Tra i suoi volumi: Scuole di psicoanalisi. Ricerca
storico-epistemologica sul pensiero di Hartmann, Klein e Lacan, 1988;
Psicoanalisi tra scienza e mistica. L'opera di Wilfred Bion, 1990; Il soggetto
mancato. La psicologia del Sé di Heinz Kohut, 1996; Aggressività. I classici
nella tradizione della psicologia sperimentale, della psicologia clinica,
dell'etologia, 2004; (a cura di) Bullismo tra globalizzazione e realtà locale,
2012. Ha codiretto la sezione di Psicologia dell'Enciclopedia filosofica (nuova
edizione, 2006) ed è collaboratore fisso della rivista "Psicoterapia e
Scienze Umane".
Tematiche: Filosofia - problemi morali
Inizio citando tre brani da L’avvenire di
un’illusione scritta da Freud nel 1927, che ci porranno subito in medias res.
In questo lavoro Freud pensa soprattutto alla religione cristiana, mentre nei
successivi tre saggi su L’uomo Mosè e la religione monoteistica, del 1934-38,
scrive, come si capisce dal titolo, sulla religione ebraica, che era la
religione dei suoi avi. Il primo brano riguarda la genesi della religione:
· “Il motivo che la psicoanalisi adduce per il
formarsi della religione è uno solo: il contributo infantile alla sua
motivazione manifesta […]. Il motivo del desiderio ardente del padre coincide
pertanto col bisogno di protezione contro le conseguenze della debolezza umana;
la difesa contro l’insufficienza infantile lascia il suo segno caratteristico
[…] sulla formazione della religione” (L’avvenire di un’illusione, ediz.
economica Boringhieri, 2009, pp. 63-64). In sostanza la religione, quanto alla
sua genesi intende soddisfare un infantile bisogno di protezione. Dunque
“infantile” e “bisogno di protezione” sono due termini chiave su cui dovremo
tornare. Vediamo ora come Freud qualifica le idee religiose.
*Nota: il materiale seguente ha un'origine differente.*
__global__ __launch_bounds__(kGThreads) void group_xyz_centred_vec4_kernel(int n, int npoints, int nsample, size_t ostride,
                                                                           const float *__restrict__ xyz,
                                                                           const float *__restrict__ new_xyz,
                                                                           const int *__restrict__ idx,
                                                                           float *__restrict__ out) {
    int wg_x, bs;
    xcd_scene_map(wg_x, bs);
    const int p = npoints * nsample;
    const int q = (wg_x * kGThreads + threadIdx.x) * 4;
    if (q >= p) return;
    const int4 id = *reinterpret_cast<const int4 *>(idx + (size_t)bs * p + q);
    const float *base = xyz + (size_t)bs * n * 3;
    const float *ce = new_xyz + ((size_t)bs * npoints + q / nsample) * 3;
    const float cx = ce[0], cy = ce[1], cz = ce[2];
    const float *p0 = base + (size_t)id.x * 3, *p1 = base + (size_t)id.y * 3, *p2 = base + (size_t)id.z * 3,
                *p3 = base + (size_t)id.w * 3;
    float *dst = out + (size_t)bs * ostride + q;
    *reinterpret_cast<float4 *>(dst) = make_float4(p0[0] - cx, p1[0] - cx, p2[0] - cx, p3[0] - cx);
    *reinterpret_cast<float4 *>(dst + (size_t)p) = make_float4(p0[1] - cy, p1[1] - cy, p2[1] - cy, p3[1] - cy);
    *reinterpret_cast<float4 *>(dst + (size_t)p * 2) = make_float4(p0[2] - cz, p1[2] - cz, p2[2] - cz, p3[2] - cz);
}

__global__ __launch_bounds__(kGLdsThreads) void group_linear_lds_kernel(int c, int n, int npoints, int nsample, int rows, int tile,
                                                                        const float *__restrict__ z, const float *__restrict__ xyz,
                                                                        const float *__restrict__ new_xyz, const int *__restrict__ idx,
                                                                        const float *__restrict__ wx, const float *__restrict__ bias,
                                                                        float *__restrict__ out) {
    extern __shared__ float s_rows[];
    const int bs = blockIdx.z;
    const int c0 = blockIdx.y * rows;
    const int nr = min(rows, c - c0);
    const int p = npoints * nsample;
    const float *src = z + ((size_t)bs * c + c0) * n;
    const int total = nr * n;
    if ((n & 3) == 0 && ((uintptr_t)src & 15) == 0) {
        const float4 *src4 = reinterpret_cast<const float4 *>(src);
        float4 *dst4 = reinterpret_cast<float4 *>(s_rows);
        EPNET_STAGE_PRAGMA
        for (int e = threadIdx.x; e < total / 4; e += kGLdsThreads) dst4[e] = src4[e];
    } else {
        for (int e = threadIdx.x; e < total; e += kGLdsThreads) s_rows[e] = src[e];
    }
    __syncthreads();
    const int q_begin = blockIdx.x * tile, q_end = min(p, q_begin + tile);
    const int *ix = idx + (size_t)bs * p;
    const float *pts = xyz + (size_t)bs * n * 3;
    float *dst_base = out + ((size_t)bs * c + c0) * p;
    for (int q = q_begin + threadIdx.x * 4; q < q_end; q += kGLdsThreads * 4) {
        const int4 id = *reinterpret_cast<const int4 *>(ix + q);
        const float *ce = new_xyz + ((size_t)bs * npoints + q / nsample) * 3;
        const float cx = ce[0], cy = ce[1], cz = ce[2];
        const float *p0 = pts + (size_t)id.x * 3, *p1 = pts + (size_t)id.y * 3, *p2 = pts + (size_t)id.z * 3, *p3 = pts + (size_t)id.w * 3;
        const float dx0 = p0[0] - cx, dy0 = p0[1] - cy, dz0 = p0[2] - cz;
        const float dx1 = p1[0] - cx, dy1 = p1[1] - cy, dz1 = p1[2] - cz;
        const float dx2 = p2[0] - cx, dy2 = p2[1] - cy, dz2 = p2[2] - cz;
        const float dx3 = p3[0] - cx, dy3 = p3[1] - cy, dz3 = p3[2] - cz;
        float *dst = dst_base + q;
        const float *row = s_rows;
#pragma unroll 2
        for (int r = 0; r < nr; ++r) {
            const float w0 = wx[(c0 + r) * 3], w1 = wx[(c0 + r) * 3 + 1], w2 = wx[(c0 + r) * 3 + 2];
            float4 v;
            v.x = row[id.x] + (w0 * dx0 + w1 * dy0 + w2 * dz0);
            v.y = row[id.y] + (w0 * dx1 + w1 * dy1 + w2 * dz1);
            v.z = row[id.z] + (w0 * dx2 + w1 * dy2 + w2 * dz2);
            v.w = row[id.w] + (w0 * dx3 + w1 * dy3 + w2 * dz3);
            if (bias) {
                const float bv = bias[c0 + r];
                v.x += bv; v.y += bv; v.z += bv; v.w += bv;
            }
            store_stream(dst, v.x, v.y, v.z, v.w);
            row += n;
            dst += p;
        }
    }
}

__global__ __launch_bounds__(kGThreads) void group_linear_scalar_kernel(int c, int n, int npoints, int nsample,
                                                                        const float *__restrict__ z, const float *__restrict__ xyz,
                                                                        const float *__restrict__ new_xyz, const int *__restrict__ idx,
                                                                        const float *__restrict__ wx, const float *__restrict__ bias,
                                                                        float *__restrict__ out) {
    const int bs = blockIdx.z;
    const int c0 = blockIdx.y * kGChan;
    const int p = npoints * nsample;
    const int q = blockIdx.x * kGThreads + threadIdx.x;
    if (q >= p) return;
    const int id = idx[(size_t)bs * p + q];
    const float *pt = xyz + ((size_t)bs * n + id) * 3;
    const float *ce = new_xyz + ((size_t)bs * npoints + q / nsample) * 3;
    const float dx = pt[0] - ce[0], dy = pt[1] - ce[1], dz = pt[2] - ce[2];
    const int cend = min(c, c0 + kGChan);
    for (int ci = c0; ci < cend; ++ci) {
        float v = z[((size_t)bs * c + ci) * n + id] + (wx[ci * 3] * dx + wx[ci * 3 + 1] * dy + wx[ci * 3 + 2] * dz);
        if (bias) v += bias[ci];
        out[((size_t)bs * c + ci) * p + q] = v;
    }
}

constexpr int kGwRows = 8;
__global__ __launch_bounds__(kGThreads) void group_linear_grad_w_kernel(int c, int n, int npoints, int nsample, int tile,
                                                                        const float *__restrict__ grad_out,
                                                                        const float *__restrict__ xyz,
                                                                        const float *__restrict__ new_xyz,
                                                                        const int *__restrict__ idx, float *__restrict__ grad_w) {
    __shared__ float s_part[kGThreads / 64][kGwRows * 3];
    const int bs = blockIdx.z;
    const int c0 = blockIdx.y * kGwRows;
    const int nr = min(kGwRows, c - c0);
    const int p = npoints * nsample;
    const int q_begin = blockIdx.x * tile, q_end = min(p, q_begin + tile);
    const int *ix = idx + (size_t)bs * p;
    const float *pts = xyz + (size_t)bs * n * 3;
    const float *g = grad_out + ((size_t)bs * c + c0) * p;
    float acc[kGwRows][3];
#pragma unroll
    for (int r = 0; r < kGwRows; ++r) acc[r][0] = acc[r][1] = acc[r][2] = 0.f;
    for (int q = q_begin + threadIdx.x; q < q_end; q += kGThreads) {
        const int id = ix[q];
        const float *pt = pts + (size_t)id * 3;
        const float *ce = new_xyz + ((size_t)bs * npoints + q / nsample) * 3;
        float gv[kGwRows];
#pragma unroll
        for (int r = 0; r < kGwRows; ++r) gv[r] = g[(size_t)min(r, nr - 1) * p + q];
        const float dx = pt[0] - ce[0], dy = pt[1] - ce[1], dz = pt[2] - ce[2];
#pragma unroll
        for (int r = 0; r < kGwRows; ++r) {
            const float gr = r < nr ? gv[r] : 0.f;
            acc[r][0] += gr * dx;
            acc[r][1] += gr * dy;
            acc[r][2] += gr * dz;
        }
    }
    const int lane = lane_id(), wave = threadIdx.x >> 6;
#pragma unroll
    for (int r = 0; r < kGwRows; ++r)
#pragma unroll
        for (int k = 0; k < 3; ++k) {
            const float v = wave_sum_f32(acc[r][k]);
            if (lane == 0) s_part[wave][r * 3 + k] = v;
        }
    __syncthreads();
    if (threadIdx.x < nr * 3) {
        float v = 0.f;
#pragma unroll
        for (int w = 0; w < kGThreads / 64; ++w) v += s_part[w][threadIdx.x];
        atomicAdd(grad_w + (size_t)c0 * 3 + threadIdx.x, v);
    }
}

constexpr int kPmThreads = 256;
constexpr int kPmTile = 128;

__global__ __launch_bounds__(256) void transpose_cn_kernel(int c, int n, const float *__restrict__ src, float *__restrict__ dst) {
    __shared__ float tile[64][65];
    const int bs = blockIdx.z, n0 = blockIdx.x * 64, c0 = blockIdx.y * 64;
    src += (size_t)bs * c * n;
    dst += (size_t)bs * c * n;
    const int tx = threadIdx.x & 63, ty = threadIdx.x >> 6;
    for (int r = ty; r < 64; r += 4)
        if (c0 + r < c && n0 + tx < n) tile[r][tx] = src[(size_t)(c0 + r) * n + n0 + tx];
    __syncthreads();
    for (int r = ty; r < 64; r += 4)
        if (n0 + r < n && c0 + tx < c) dst[(size_t)(n0 + r) * c + c0 + tx] = tile[tx][r];
}

__device__ __forceinline__ int pm_slot(int ch, int r) { return ch * kPmTile + (r ^ (((ch >> 2) & 7) << 2)); }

· “Queste [cioè le idee religiose] che si
presentano come dogmi, non sono precipitati dell’esperienza o risultati finali
del pensiero, sono illusioni […]. Caratteristico dell’illusione è di derivare
dai desideri umani; sotto questo profilo essa si avvicina alle idee deliranti
note alla psichiatria” (ibi, p. 72). “Illusione” e “idee deliranti” sono qui i
termini chiave. Vediamo infine che cosa Freud, da ateo, prospetta al di là
della religione.
· Premesso che per Freud due diverse concezioni
del mondo si fronteggiano, l’una che considera l’uomo eterno minore, bisognoso
di un padre che lo indirizzi e lo domini; l’altra che ha fiducia nella ragione
e nelle autonome capacità dell’uomo, “vale la pena di tentare un’educazione
irreligiosa […] L’uomo non può rimanere eternamente bambino, prima o poi deve
avventurarsi nella ‘vita ostile’. Questa può essere chiamata la ‘educazione
alla realtà’ ” (ibi, pp. 92-93).
Abbiamo dunque sei paletti che segnalano
l’itinerario freudiano sulla religione (bisogno di protezione-infantile;
illusione-delirio; ragione-educazione alla realtà). Ma prima di illustrare
questo percorso più in dettaglio diamo uno sguardo complessivo all’impostazione
freudiana. Non si può non avere l’impressione di una critica conturbante: ci
prende per così dire alle spalle, lavorando sul modo dubbio, cioè infantile con
cui nascerebbe la credenza religiosa; lavora su ciò che i teologi chiamano la
fides qua creditur, il modo con cui si crede. La critica freudiana tocca invece
solo tangenzialmente la questione della fides quae creditur, cioè ciò che è
creduto, l’oggetto della fede. In questa sua impostazione Freud è conforme alla
modernità: dopo Kant e la sua confutazione delle prove razionali dell’esistenza
di Dio, non ci si preoccupa più tanto di dimostrare che Dio esiste o non
esiste, quanto piuttosto con Marx, Feuerbach e Nietzsche, Freud insiste sulla
genesi sospetta delle credenze religiose.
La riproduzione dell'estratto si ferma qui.